Exercise description:
Transcribe the data below verbatim from the line with "std::vector<int> bands;" to the line with "for (int i = 0; i < 63;". Include both of those lines.

==================================================

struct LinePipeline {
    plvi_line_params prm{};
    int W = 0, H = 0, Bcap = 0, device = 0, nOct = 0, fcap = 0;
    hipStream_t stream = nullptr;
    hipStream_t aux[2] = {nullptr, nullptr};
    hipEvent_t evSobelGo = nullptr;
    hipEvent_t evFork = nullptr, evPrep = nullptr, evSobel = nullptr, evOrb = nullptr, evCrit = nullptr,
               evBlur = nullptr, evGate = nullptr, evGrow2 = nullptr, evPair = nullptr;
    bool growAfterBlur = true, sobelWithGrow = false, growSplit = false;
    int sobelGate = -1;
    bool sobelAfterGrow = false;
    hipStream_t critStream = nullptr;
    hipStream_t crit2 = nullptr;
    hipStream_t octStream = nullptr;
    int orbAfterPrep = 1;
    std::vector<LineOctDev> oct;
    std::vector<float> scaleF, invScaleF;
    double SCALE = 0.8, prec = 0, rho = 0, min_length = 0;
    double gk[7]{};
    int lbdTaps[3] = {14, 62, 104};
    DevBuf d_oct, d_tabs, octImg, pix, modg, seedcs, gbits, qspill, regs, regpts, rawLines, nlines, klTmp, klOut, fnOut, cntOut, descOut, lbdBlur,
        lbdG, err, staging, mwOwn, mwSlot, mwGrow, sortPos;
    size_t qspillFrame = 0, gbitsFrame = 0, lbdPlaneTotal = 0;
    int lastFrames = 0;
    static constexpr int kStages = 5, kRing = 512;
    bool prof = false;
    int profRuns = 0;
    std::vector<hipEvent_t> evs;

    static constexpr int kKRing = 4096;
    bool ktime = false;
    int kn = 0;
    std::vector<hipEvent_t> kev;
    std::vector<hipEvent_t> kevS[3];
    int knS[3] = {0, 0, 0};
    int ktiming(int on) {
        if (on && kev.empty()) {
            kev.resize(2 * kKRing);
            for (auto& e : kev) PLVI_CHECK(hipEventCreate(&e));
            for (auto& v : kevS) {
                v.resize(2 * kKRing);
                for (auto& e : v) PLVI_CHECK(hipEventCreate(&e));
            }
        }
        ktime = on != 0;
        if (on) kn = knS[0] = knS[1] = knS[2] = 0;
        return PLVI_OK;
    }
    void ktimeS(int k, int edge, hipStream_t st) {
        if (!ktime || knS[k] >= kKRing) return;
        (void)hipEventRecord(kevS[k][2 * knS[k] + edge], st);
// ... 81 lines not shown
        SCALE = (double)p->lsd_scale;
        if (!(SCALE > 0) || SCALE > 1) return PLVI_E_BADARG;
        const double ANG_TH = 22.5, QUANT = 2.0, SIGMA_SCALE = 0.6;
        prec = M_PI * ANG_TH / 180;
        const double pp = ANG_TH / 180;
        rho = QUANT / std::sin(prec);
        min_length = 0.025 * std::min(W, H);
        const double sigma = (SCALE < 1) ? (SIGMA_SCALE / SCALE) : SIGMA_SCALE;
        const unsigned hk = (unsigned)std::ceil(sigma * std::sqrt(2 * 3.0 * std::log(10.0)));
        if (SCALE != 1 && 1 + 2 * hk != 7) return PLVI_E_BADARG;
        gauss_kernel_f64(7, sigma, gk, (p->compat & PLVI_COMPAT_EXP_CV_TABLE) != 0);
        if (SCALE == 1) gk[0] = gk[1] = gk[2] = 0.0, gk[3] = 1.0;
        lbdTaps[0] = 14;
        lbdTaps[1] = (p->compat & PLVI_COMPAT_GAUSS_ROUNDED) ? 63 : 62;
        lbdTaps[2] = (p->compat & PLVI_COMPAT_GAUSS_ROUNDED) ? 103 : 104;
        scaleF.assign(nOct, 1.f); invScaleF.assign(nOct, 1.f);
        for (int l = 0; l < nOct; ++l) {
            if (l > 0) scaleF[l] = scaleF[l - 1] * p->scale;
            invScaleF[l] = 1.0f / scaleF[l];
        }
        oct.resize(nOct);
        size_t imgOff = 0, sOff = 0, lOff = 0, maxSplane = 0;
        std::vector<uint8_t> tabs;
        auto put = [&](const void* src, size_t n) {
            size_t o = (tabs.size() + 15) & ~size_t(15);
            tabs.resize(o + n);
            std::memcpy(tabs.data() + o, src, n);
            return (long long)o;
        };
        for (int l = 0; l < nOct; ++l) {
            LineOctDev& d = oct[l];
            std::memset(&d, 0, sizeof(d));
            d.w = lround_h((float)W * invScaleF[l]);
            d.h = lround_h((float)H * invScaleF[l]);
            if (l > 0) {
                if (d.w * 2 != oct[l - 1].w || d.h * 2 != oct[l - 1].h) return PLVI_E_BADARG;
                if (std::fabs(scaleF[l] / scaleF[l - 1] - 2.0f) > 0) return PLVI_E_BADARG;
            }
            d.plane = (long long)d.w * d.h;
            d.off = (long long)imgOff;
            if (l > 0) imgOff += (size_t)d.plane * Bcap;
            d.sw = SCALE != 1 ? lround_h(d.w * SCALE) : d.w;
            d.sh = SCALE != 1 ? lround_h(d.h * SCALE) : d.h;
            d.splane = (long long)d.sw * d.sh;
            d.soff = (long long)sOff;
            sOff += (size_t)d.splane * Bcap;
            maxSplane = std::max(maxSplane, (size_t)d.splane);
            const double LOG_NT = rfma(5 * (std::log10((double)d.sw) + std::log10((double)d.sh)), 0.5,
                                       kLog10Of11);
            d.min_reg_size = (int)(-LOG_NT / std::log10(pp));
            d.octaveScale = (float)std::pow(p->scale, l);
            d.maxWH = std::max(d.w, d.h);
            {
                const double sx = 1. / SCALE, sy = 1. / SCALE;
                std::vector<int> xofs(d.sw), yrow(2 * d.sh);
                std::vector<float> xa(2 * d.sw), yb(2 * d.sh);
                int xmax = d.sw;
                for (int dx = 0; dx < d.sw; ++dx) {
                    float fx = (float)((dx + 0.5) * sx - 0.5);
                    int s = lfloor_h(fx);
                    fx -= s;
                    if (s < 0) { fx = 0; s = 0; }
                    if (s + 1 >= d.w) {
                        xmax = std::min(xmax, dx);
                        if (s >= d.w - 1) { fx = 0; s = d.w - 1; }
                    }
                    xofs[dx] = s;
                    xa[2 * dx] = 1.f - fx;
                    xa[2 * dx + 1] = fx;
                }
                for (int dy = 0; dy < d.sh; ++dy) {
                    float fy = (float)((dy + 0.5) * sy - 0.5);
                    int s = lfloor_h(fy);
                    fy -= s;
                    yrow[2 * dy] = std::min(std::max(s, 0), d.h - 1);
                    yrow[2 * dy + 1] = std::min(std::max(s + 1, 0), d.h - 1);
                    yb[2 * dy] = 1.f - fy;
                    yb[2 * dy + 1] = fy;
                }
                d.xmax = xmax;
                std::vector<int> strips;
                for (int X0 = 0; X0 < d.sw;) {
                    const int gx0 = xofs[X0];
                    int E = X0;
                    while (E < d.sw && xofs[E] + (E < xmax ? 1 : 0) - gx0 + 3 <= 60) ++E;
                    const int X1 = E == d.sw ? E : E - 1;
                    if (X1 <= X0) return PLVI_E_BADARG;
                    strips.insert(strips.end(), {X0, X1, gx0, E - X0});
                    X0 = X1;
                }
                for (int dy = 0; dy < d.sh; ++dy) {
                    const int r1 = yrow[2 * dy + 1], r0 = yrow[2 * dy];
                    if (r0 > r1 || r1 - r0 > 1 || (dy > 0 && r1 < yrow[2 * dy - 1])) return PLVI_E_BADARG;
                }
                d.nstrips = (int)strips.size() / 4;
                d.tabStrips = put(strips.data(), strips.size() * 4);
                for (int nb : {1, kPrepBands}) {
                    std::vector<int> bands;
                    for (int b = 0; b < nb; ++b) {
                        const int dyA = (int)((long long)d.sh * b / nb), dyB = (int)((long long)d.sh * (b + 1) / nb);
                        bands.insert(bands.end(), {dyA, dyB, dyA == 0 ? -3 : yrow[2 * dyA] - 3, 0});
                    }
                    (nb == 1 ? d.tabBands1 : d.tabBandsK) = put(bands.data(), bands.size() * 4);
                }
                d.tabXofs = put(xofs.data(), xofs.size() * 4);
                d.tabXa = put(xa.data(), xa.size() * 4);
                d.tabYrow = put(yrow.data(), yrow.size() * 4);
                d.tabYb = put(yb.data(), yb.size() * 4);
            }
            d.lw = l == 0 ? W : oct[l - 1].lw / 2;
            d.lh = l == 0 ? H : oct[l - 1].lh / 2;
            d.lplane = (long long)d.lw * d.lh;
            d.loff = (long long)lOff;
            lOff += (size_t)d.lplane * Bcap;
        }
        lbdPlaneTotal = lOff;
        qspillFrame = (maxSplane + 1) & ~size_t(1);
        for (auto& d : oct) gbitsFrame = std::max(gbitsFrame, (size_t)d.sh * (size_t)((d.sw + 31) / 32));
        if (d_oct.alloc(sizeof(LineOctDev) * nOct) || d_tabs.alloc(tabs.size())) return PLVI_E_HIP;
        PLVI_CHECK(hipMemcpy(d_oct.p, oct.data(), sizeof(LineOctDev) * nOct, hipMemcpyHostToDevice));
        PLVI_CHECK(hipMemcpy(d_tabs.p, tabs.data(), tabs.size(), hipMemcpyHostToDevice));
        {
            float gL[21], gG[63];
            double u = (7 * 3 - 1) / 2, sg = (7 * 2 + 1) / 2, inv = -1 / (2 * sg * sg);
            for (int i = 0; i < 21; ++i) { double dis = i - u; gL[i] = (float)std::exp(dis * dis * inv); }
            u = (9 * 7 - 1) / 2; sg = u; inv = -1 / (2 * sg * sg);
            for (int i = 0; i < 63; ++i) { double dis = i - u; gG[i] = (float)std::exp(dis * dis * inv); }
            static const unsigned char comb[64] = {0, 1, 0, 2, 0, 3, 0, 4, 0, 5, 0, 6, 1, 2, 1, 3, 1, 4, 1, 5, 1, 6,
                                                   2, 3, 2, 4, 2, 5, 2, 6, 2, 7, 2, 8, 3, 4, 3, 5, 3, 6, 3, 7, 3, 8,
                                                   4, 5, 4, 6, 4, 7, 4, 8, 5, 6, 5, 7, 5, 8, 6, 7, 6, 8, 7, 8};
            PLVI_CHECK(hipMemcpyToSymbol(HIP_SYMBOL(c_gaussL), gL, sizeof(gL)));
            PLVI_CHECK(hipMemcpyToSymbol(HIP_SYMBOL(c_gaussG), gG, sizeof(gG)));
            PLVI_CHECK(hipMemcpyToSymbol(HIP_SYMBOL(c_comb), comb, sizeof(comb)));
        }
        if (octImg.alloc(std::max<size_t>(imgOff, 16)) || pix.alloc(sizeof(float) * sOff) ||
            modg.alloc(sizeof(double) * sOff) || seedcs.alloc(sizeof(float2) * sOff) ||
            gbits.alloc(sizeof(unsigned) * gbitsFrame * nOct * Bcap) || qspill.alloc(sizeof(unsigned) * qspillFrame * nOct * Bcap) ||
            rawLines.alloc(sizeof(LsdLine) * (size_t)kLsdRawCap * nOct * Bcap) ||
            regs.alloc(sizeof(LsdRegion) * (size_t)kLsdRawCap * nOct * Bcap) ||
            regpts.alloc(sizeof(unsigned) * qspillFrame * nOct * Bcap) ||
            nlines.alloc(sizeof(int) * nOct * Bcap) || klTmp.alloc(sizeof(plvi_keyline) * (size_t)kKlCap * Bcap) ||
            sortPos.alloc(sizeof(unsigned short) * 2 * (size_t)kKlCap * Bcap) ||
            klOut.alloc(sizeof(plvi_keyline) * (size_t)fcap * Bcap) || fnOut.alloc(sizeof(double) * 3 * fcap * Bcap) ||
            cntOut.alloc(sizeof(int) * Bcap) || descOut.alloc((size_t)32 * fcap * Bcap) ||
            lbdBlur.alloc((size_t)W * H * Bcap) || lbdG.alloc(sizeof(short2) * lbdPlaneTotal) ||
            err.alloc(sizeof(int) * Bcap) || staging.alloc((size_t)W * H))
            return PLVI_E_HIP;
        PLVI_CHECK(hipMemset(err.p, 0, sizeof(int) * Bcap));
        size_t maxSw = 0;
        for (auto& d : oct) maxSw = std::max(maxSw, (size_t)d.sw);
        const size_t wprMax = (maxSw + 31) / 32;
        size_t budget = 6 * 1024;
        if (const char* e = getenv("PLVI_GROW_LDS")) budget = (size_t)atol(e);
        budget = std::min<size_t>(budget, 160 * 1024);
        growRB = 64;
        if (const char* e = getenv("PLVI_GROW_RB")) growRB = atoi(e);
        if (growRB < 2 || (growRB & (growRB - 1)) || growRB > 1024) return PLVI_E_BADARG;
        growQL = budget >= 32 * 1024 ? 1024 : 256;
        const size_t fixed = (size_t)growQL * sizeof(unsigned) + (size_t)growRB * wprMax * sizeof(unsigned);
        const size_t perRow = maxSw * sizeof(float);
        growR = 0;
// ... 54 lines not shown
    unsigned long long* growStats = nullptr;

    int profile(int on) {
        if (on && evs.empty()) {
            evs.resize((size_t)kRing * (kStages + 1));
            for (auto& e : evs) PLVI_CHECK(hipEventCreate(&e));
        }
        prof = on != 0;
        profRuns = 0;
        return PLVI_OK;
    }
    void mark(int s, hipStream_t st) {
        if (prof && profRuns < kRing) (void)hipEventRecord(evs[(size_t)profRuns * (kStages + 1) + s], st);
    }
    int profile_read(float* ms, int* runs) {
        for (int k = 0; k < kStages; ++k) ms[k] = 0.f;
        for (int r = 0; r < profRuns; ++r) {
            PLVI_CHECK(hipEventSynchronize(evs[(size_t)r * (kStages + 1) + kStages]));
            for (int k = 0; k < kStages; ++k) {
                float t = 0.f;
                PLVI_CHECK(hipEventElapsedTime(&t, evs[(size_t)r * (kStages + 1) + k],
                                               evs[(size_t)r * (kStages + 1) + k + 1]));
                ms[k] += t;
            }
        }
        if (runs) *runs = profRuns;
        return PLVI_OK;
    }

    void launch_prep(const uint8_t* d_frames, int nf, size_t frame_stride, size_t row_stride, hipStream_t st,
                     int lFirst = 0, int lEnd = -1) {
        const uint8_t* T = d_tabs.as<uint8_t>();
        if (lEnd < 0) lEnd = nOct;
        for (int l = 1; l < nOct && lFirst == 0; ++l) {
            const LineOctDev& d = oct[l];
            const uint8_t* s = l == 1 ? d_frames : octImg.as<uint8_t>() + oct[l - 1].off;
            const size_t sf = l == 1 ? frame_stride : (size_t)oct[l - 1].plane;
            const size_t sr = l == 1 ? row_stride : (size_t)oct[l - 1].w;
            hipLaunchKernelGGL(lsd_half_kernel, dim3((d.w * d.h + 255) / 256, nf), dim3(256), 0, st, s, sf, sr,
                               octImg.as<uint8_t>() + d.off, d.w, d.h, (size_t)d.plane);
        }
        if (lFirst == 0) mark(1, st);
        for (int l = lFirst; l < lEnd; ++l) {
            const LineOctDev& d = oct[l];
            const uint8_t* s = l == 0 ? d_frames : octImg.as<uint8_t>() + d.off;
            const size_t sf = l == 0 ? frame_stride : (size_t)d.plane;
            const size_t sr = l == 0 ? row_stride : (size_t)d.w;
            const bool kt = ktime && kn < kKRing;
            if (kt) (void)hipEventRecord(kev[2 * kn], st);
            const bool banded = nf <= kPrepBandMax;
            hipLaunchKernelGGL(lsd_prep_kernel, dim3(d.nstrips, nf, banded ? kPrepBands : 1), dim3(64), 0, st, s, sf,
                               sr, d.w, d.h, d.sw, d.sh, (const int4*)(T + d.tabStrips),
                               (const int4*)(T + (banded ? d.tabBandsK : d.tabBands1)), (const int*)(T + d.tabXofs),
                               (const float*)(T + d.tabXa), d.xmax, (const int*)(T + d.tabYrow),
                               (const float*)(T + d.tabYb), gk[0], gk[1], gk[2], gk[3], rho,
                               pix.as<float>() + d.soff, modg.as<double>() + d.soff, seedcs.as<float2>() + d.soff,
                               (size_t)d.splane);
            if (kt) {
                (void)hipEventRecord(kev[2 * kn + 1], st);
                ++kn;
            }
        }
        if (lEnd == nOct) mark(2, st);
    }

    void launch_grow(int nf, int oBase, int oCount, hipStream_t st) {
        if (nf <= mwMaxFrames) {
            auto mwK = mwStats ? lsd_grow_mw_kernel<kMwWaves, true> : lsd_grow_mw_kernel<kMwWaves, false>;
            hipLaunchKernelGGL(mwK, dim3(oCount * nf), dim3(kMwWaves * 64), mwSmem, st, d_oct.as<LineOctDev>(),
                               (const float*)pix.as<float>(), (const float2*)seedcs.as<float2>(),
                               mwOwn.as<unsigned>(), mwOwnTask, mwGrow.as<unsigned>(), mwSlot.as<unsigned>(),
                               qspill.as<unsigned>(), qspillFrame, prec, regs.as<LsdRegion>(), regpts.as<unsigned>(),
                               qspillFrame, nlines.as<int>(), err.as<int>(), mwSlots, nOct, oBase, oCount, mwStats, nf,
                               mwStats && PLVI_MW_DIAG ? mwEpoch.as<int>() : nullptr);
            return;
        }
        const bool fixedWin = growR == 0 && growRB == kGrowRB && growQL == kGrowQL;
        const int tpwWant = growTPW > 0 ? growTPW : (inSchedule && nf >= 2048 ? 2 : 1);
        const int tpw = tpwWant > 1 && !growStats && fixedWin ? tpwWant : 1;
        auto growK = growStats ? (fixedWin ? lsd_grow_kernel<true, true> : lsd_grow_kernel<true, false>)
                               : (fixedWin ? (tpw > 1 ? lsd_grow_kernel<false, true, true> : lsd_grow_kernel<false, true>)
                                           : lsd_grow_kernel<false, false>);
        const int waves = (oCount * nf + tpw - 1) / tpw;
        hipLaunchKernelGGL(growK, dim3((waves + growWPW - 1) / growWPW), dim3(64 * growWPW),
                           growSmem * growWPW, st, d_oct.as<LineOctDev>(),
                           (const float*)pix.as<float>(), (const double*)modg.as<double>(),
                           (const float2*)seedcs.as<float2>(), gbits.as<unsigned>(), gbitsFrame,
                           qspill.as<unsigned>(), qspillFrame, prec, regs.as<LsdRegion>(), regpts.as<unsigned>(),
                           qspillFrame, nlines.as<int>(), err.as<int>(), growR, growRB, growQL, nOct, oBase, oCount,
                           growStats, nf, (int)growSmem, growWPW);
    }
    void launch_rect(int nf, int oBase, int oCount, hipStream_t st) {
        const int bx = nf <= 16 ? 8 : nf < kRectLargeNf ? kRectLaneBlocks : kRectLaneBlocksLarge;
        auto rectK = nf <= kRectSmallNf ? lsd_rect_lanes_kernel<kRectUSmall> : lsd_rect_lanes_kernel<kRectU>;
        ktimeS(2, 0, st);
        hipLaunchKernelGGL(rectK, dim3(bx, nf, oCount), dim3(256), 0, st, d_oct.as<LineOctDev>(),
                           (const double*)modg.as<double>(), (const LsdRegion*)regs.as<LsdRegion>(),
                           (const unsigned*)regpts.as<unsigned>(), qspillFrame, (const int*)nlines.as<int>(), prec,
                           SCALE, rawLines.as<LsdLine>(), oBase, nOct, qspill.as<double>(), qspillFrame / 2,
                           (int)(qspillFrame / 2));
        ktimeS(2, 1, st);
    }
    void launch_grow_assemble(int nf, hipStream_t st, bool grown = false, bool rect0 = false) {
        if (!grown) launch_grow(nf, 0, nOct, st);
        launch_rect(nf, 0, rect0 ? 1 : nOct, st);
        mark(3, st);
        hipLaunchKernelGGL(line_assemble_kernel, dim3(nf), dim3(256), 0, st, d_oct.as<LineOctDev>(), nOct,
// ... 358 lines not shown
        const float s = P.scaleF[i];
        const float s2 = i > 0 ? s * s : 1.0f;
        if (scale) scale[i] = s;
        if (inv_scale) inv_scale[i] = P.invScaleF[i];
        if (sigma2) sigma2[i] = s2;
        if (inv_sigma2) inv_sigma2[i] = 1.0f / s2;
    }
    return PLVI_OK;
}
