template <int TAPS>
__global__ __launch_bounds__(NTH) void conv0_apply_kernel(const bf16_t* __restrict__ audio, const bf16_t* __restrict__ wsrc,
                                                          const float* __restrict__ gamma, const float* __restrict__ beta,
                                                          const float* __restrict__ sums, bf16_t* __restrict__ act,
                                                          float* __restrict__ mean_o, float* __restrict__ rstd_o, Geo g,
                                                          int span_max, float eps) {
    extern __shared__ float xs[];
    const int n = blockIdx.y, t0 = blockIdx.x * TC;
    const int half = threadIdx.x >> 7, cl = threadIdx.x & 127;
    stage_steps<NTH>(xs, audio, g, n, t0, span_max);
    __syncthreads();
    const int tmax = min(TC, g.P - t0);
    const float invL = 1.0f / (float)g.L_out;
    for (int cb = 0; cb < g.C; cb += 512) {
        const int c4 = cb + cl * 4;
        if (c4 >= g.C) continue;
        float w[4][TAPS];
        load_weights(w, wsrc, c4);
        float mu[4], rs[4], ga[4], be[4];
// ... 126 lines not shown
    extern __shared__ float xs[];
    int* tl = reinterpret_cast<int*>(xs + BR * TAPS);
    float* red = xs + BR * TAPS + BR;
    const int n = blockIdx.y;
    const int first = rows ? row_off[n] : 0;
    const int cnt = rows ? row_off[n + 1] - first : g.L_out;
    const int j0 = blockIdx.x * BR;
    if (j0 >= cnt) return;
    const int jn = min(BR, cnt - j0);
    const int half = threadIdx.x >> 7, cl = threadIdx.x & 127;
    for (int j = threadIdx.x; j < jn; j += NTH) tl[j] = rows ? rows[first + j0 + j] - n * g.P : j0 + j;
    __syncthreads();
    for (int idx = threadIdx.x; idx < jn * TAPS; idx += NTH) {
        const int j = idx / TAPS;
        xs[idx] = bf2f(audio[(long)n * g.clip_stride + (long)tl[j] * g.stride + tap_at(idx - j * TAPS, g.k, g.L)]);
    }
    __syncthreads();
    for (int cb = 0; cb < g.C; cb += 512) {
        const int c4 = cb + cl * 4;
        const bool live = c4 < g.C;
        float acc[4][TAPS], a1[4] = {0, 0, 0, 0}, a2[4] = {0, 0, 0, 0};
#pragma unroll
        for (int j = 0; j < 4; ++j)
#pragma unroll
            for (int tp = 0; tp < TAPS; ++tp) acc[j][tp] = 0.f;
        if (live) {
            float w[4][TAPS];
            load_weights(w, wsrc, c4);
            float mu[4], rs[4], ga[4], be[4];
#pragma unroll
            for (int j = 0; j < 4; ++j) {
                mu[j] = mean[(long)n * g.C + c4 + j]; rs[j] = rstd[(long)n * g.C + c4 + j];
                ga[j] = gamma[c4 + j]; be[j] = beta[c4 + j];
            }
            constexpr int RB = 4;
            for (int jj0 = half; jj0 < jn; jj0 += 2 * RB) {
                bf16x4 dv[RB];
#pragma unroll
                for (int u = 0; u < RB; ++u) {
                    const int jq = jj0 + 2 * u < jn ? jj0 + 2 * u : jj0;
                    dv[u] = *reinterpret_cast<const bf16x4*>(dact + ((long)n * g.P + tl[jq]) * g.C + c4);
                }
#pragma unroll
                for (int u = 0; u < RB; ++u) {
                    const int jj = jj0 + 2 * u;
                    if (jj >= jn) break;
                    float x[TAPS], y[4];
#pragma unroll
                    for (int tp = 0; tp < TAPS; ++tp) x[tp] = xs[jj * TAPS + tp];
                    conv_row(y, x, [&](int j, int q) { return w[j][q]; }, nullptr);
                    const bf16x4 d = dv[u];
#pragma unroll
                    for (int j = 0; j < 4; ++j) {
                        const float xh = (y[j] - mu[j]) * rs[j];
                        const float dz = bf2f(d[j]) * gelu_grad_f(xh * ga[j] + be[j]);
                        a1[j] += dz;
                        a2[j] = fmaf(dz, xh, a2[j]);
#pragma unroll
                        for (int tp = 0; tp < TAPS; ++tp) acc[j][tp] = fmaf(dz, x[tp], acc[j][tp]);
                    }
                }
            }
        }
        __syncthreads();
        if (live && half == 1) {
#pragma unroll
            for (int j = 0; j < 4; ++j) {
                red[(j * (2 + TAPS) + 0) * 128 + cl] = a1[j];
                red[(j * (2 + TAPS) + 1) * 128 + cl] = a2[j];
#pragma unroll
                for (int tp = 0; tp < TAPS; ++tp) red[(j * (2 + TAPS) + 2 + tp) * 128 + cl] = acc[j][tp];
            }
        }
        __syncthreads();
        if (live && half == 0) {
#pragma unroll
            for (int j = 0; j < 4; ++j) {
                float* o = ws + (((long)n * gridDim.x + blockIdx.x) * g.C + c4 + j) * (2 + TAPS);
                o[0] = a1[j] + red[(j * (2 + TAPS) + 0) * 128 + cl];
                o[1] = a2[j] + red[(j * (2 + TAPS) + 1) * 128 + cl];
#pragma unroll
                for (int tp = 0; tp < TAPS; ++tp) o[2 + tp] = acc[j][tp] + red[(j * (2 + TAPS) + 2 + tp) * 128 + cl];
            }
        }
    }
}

==================================================

Response to the task:
                    std::vector<int> bands;
                    for (int b = 0; b < nb; ++b) {
                        const int dyA = (int)((long long)d.sh * b / nb), dyB = (int)((long long)d.sh * (b + 1) / nb);
                        bands.insert(bands.end(), {dyA, dyB, dyA == 0 ? -3 : yrow[2 * dyA] - 3, 0});
                    }
                    (nb == 1 ? d.tabBands1 : d.tabBandsK) = put(bands.data(), bands.size() * 4);
                }
                d.tabXofs = put(xofs.data(), xofs.size() * 4);
                d.tabXa = put(xa.data(), xa.size() * 4);
                d.tabYrow = put(yrow.data(), yrow.size() * 4);
                d.tabYb = put(yb.data(), yb.size() * 4);
            }
            d.lw = l == 0 ? W : oct[l - 1].lw / 2;
            d.lh = l == 0 ? H : oct[l - 1].lh / 2;
            d.lplane = (long long)d.lw * d.lh;
            d.loff = (long long)lOff;
            lOff += (size_t)d.lplane * Bcap;
        }
        lbdPlaneTotal = lOff;
        qspillFrame = (maxSplane + 1) & ~size_t(1);
        for (auto& d : oct) gbitsFrame = std::max(gbitsFrame, (size_t)d.sh * (size_t)((d.sw + 31) / 32));
        if (d_oct.alloc(sizeof(LineOctDev) * nOct) || d_tabs.alloc(tabs.size())) return PLVI_E_HIP;
        PLVI_CHECK(hipMemcpy(d_oct.p, oct.data(), sizeof(LineOctDev) * nOct, hipMemcpyHostToDevice));
        PLVI_CHECK(hipMemcpy(d_tabs.p, tabs.data(), tabs.size(), hipMemcpyHostToDevice));
        {
            float gL[21], gG[63];
            double u = (7 * 3 - 1) / 2, sg = (7 * 2 + 1) / 2, inv = -1 / (2 * sg * sg);
            for (int i = 0; i < 21; ++i) { double dis = i - u; gL[i] = (float)std::exp(dis * dis * inv); }
            u = (9 * 7 - 1) / 2; sg = u; inv = -1 / (2 * sg * sg);
            for (int i = 0; i < 63; ++i) { double dis = i - u; gG[i] = (float)std::exp(dis * dis * inv); }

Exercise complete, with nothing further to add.